--- Saved data entries ---
====
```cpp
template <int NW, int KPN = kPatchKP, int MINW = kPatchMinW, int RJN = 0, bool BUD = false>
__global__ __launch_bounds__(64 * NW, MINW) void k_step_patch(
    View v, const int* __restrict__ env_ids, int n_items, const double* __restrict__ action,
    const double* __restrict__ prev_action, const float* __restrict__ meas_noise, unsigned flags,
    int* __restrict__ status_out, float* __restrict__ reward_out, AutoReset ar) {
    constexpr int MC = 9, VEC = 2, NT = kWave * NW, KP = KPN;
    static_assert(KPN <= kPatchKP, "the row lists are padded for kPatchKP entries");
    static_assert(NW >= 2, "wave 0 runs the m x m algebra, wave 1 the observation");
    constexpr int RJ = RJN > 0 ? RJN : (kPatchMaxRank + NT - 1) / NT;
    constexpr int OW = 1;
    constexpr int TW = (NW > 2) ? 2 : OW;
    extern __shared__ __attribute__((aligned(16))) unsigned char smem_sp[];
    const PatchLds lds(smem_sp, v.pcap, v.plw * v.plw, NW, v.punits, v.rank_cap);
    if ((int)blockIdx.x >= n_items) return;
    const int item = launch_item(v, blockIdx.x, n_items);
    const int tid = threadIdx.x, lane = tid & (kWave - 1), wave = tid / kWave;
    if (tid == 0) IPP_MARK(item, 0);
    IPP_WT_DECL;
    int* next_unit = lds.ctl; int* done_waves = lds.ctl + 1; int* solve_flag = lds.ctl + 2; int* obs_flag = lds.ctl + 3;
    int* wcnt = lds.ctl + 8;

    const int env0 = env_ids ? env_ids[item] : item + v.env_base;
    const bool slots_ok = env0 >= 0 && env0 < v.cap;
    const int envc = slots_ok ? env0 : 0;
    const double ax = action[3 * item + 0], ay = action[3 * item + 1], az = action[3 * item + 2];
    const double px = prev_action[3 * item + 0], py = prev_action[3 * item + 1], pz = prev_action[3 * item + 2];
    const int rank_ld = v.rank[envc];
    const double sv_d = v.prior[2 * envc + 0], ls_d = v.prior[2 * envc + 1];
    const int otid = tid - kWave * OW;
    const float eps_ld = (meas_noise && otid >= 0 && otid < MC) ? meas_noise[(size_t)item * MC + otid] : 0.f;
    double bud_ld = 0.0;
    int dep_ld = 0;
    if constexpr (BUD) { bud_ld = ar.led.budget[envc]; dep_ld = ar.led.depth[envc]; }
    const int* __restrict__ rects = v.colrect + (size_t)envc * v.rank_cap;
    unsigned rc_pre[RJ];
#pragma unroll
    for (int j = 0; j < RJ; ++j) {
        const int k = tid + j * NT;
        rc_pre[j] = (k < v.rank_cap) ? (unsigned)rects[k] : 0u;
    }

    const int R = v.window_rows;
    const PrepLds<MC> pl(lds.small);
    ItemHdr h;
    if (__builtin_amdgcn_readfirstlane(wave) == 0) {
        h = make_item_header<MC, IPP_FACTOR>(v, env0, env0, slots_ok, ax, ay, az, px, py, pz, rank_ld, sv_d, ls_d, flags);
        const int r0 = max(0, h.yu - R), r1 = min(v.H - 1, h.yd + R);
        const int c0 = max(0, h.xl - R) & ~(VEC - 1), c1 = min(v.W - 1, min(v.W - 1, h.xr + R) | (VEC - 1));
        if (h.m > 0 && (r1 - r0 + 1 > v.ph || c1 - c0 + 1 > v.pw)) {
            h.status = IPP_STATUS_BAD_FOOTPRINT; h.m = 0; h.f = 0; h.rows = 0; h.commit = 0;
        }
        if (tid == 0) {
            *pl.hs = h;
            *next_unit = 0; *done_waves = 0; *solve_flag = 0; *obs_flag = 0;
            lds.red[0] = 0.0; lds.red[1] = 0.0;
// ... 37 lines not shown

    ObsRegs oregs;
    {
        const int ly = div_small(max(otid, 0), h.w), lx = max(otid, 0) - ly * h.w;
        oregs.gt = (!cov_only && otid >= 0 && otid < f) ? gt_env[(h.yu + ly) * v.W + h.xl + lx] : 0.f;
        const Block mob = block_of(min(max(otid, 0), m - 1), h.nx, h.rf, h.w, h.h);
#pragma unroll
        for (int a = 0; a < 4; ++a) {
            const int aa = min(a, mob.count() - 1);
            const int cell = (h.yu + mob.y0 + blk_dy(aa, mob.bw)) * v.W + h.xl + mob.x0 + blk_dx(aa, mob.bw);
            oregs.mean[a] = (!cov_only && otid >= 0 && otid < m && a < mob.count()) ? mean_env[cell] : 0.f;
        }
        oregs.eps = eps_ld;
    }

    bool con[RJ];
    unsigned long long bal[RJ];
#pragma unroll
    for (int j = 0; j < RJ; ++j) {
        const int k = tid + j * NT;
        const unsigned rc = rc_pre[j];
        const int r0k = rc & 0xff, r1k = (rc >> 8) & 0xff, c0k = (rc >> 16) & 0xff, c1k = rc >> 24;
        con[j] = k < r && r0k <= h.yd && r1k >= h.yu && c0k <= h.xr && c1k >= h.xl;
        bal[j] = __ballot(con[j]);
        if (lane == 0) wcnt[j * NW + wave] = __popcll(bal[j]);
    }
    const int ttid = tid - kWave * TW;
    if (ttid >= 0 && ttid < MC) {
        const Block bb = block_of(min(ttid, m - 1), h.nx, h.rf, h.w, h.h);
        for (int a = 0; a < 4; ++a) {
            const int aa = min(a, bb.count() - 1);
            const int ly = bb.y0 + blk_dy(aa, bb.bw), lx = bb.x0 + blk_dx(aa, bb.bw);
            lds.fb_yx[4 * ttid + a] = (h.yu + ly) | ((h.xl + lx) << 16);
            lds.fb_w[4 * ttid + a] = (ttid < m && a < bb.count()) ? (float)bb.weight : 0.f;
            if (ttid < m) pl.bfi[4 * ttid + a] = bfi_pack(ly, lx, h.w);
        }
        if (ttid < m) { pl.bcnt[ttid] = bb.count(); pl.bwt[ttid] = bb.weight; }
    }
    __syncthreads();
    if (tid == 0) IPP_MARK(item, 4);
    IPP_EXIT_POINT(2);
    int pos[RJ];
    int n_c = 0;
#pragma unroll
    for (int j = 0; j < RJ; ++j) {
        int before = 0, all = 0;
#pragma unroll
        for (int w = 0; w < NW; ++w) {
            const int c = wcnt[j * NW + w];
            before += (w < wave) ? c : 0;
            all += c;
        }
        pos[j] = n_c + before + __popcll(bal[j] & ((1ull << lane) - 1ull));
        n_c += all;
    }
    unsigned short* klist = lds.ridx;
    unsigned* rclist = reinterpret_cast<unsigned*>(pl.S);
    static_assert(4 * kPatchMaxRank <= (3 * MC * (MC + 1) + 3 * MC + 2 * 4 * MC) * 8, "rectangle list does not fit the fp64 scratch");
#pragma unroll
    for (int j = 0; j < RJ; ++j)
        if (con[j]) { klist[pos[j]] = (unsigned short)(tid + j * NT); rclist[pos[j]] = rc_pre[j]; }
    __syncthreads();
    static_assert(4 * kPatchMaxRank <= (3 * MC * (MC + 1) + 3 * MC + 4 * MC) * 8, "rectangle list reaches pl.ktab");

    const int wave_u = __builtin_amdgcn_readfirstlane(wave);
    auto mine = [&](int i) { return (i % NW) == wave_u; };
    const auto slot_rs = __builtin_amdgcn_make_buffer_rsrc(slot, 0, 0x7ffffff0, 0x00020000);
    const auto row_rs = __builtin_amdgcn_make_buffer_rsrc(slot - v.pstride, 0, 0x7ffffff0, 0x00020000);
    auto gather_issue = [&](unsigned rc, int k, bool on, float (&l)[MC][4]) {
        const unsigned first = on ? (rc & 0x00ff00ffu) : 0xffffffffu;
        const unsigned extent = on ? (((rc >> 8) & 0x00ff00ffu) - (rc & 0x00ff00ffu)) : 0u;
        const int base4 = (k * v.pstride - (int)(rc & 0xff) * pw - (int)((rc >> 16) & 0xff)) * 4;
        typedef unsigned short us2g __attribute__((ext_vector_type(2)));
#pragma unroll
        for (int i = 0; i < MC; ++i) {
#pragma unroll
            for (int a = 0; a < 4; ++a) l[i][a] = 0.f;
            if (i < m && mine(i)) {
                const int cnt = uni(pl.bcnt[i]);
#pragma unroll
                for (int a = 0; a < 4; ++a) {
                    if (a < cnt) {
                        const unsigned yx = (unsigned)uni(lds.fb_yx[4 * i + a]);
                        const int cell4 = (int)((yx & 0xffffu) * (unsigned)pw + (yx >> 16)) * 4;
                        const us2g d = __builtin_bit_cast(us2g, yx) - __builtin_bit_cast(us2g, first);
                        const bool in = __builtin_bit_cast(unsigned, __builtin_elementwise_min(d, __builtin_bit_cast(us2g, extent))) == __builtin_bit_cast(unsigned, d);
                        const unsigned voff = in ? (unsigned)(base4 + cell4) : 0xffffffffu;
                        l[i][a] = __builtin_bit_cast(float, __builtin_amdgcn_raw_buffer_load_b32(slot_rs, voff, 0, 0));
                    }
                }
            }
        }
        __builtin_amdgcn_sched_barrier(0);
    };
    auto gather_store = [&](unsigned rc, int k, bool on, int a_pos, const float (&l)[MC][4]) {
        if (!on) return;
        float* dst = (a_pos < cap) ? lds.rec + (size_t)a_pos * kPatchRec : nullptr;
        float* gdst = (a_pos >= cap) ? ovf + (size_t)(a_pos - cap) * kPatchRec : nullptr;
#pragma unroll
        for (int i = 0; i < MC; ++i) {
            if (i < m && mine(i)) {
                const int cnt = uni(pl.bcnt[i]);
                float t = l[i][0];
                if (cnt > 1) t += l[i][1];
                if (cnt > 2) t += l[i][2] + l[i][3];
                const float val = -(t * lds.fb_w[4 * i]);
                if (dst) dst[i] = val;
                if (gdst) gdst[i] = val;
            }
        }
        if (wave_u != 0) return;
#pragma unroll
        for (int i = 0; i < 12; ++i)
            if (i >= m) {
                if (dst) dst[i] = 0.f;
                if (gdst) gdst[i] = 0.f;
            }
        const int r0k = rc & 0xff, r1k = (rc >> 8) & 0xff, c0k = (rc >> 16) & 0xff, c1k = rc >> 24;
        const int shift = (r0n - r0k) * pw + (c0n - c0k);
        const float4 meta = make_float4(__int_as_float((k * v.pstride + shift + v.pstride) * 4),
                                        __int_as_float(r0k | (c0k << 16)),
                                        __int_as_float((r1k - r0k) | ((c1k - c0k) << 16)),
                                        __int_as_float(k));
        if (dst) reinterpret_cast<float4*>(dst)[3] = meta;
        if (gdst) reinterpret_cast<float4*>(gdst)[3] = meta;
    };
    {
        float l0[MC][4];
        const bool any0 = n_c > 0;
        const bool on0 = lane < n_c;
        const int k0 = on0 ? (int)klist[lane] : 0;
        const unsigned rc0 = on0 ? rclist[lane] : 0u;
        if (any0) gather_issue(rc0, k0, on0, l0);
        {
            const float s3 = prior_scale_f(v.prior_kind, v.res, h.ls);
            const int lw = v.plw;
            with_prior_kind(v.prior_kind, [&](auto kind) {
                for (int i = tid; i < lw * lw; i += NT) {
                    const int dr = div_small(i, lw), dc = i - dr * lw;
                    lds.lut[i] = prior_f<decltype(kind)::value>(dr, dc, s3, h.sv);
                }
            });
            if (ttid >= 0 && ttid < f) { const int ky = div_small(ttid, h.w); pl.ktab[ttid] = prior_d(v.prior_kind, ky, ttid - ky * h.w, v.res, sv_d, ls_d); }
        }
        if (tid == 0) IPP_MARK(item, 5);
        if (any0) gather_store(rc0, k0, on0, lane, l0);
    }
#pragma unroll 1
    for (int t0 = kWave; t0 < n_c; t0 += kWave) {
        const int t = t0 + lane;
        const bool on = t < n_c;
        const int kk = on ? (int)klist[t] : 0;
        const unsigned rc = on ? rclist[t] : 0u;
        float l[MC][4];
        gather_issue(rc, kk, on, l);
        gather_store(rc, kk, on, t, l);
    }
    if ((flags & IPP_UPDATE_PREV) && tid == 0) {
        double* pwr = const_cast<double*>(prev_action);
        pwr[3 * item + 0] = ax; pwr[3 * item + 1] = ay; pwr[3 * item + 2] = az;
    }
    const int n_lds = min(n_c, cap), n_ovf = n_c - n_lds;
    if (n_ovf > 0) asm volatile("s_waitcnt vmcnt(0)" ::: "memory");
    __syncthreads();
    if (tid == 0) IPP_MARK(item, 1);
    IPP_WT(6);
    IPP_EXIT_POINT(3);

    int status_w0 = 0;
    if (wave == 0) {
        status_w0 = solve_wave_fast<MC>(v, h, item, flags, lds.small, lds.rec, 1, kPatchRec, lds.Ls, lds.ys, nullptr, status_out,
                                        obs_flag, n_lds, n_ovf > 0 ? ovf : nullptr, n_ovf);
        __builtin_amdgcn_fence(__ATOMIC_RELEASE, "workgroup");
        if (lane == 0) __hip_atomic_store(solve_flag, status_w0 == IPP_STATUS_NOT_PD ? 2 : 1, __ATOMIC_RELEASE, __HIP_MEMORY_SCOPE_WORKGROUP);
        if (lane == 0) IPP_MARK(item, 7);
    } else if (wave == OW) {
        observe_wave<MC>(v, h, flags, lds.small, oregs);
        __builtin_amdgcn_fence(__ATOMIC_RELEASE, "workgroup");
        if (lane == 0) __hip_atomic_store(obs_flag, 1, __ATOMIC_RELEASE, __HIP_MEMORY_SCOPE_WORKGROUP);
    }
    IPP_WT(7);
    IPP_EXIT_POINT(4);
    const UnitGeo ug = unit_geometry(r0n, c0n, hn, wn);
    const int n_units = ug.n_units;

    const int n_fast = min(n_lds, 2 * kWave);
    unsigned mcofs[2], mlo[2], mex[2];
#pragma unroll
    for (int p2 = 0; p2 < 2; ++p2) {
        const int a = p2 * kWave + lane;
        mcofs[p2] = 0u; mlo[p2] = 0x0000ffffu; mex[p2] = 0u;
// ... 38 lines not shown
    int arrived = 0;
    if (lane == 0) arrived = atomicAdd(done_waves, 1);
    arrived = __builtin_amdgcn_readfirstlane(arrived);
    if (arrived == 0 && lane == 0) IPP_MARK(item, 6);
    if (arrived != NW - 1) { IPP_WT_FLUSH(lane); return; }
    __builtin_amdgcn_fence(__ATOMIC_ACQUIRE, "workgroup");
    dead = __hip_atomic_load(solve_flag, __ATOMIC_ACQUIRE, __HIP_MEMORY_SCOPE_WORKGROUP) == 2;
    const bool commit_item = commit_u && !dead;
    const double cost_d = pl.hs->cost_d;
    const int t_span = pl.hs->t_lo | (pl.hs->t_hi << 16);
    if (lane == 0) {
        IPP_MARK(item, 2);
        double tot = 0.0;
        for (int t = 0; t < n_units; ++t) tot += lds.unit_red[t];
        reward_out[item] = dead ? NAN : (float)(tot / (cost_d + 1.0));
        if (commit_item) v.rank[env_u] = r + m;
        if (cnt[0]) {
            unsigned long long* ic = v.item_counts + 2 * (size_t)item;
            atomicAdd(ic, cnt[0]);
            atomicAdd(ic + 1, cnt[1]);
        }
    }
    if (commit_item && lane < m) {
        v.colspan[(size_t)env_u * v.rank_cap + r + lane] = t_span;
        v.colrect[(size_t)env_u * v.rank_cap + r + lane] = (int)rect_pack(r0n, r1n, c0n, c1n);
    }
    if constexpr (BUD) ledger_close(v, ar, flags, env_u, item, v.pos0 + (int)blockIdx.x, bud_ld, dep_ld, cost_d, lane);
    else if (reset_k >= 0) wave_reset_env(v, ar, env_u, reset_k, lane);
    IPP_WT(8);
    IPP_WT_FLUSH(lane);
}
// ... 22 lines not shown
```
====
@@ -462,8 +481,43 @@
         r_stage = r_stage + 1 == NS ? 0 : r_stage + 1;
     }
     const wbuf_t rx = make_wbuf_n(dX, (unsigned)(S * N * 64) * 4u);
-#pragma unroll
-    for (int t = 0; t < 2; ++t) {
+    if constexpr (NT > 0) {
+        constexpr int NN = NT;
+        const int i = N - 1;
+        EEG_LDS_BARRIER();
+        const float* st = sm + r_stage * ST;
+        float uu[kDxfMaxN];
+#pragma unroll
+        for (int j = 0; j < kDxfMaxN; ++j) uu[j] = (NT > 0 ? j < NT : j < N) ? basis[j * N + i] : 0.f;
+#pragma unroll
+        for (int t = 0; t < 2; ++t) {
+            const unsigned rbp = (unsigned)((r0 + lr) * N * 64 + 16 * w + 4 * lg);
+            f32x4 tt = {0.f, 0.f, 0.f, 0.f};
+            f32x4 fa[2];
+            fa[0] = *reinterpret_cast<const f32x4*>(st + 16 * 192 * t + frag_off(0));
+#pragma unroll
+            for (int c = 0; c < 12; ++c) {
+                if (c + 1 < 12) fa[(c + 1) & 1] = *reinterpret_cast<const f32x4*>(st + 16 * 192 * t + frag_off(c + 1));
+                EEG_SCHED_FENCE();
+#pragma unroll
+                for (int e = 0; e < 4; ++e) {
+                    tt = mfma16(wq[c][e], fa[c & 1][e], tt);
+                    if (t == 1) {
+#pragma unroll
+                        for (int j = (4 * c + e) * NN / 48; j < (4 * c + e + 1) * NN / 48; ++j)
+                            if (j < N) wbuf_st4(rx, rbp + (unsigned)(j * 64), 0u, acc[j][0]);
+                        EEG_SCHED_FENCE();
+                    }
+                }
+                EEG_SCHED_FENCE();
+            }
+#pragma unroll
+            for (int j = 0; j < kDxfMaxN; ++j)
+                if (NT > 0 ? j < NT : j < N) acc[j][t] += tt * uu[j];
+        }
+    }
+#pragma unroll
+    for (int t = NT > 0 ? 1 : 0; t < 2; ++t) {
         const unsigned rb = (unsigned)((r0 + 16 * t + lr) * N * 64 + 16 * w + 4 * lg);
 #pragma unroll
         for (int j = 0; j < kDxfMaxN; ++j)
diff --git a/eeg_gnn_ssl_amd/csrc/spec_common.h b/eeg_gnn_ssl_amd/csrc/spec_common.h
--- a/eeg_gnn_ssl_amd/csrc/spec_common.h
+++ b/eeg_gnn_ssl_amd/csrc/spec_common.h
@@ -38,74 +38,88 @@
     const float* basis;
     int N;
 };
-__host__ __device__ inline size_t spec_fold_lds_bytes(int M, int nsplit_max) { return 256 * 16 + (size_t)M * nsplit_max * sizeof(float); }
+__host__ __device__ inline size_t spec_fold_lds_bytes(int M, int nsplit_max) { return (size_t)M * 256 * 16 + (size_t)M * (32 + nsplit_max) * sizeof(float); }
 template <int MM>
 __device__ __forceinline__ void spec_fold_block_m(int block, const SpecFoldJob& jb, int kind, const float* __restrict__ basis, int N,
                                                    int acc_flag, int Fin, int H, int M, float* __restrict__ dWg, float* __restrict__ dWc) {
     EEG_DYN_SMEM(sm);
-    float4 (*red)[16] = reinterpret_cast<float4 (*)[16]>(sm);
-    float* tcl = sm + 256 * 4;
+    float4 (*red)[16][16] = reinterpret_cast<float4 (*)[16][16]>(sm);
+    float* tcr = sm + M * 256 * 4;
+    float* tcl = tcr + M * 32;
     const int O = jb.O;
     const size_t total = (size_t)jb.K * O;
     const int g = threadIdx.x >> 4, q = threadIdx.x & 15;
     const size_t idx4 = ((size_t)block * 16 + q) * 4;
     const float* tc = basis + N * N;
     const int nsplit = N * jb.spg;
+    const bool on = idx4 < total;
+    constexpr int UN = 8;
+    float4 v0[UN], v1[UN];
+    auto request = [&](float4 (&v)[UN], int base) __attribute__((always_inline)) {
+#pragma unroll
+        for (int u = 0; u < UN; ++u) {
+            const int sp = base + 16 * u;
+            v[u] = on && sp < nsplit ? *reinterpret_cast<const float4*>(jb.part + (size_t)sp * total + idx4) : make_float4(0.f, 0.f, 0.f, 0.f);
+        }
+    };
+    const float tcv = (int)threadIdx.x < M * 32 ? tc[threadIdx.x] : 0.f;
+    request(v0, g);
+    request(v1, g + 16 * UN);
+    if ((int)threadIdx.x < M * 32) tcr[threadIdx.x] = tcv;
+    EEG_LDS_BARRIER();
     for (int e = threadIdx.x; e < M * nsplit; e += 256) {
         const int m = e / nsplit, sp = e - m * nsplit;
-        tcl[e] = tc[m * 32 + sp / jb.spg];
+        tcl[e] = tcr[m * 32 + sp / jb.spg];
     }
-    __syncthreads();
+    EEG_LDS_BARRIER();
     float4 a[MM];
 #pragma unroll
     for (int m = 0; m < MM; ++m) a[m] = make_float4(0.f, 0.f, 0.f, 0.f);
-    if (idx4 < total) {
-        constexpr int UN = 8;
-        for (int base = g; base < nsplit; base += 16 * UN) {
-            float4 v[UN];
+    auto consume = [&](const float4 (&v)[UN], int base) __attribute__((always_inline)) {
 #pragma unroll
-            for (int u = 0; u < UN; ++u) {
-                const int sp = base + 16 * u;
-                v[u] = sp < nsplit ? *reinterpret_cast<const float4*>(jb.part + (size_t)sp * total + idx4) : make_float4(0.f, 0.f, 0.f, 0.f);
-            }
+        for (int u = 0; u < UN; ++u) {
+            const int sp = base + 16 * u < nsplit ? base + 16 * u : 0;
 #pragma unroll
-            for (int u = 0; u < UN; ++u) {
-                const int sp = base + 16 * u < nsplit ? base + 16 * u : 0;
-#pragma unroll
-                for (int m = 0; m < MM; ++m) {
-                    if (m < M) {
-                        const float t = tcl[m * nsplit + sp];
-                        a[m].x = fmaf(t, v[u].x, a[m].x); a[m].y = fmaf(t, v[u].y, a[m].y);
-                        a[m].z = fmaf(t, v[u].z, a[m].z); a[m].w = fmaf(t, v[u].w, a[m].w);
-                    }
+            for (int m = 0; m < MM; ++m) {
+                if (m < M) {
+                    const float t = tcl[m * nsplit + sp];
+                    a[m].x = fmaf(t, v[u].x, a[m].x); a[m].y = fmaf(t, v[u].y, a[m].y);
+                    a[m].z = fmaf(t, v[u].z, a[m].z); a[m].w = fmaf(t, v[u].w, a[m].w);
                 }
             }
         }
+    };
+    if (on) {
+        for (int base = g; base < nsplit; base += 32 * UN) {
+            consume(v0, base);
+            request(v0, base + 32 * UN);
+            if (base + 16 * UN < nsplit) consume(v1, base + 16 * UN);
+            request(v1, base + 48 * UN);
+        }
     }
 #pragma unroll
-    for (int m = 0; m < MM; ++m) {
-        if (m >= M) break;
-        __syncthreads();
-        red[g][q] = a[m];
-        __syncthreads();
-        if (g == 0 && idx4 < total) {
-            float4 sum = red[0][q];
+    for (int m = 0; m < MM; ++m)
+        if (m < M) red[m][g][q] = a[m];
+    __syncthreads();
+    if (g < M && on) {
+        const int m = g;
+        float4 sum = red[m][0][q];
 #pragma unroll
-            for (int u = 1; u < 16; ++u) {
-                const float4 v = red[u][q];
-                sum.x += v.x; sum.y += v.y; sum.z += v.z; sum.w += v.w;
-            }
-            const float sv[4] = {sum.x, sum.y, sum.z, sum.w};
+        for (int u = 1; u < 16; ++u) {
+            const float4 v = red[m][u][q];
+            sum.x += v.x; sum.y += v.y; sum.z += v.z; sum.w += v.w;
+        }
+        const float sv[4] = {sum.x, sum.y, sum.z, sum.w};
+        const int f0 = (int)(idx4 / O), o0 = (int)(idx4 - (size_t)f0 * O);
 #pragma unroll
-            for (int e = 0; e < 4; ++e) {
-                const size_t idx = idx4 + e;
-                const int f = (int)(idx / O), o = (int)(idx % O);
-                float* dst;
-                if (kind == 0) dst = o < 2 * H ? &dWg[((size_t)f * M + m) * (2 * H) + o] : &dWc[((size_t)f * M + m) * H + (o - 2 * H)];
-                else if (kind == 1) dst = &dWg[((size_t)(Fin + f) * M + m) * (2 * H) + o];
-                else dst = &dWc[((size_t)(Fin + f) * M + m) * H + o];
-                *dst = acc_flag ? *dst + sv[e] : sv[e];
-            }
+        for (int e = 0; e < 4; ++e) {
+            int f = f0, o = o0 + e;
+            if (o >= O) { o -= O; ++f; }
====
State how many lines of the entries include the string "gdst", with nothing besides the number.

--- EXERCISE RESPONSE ---
4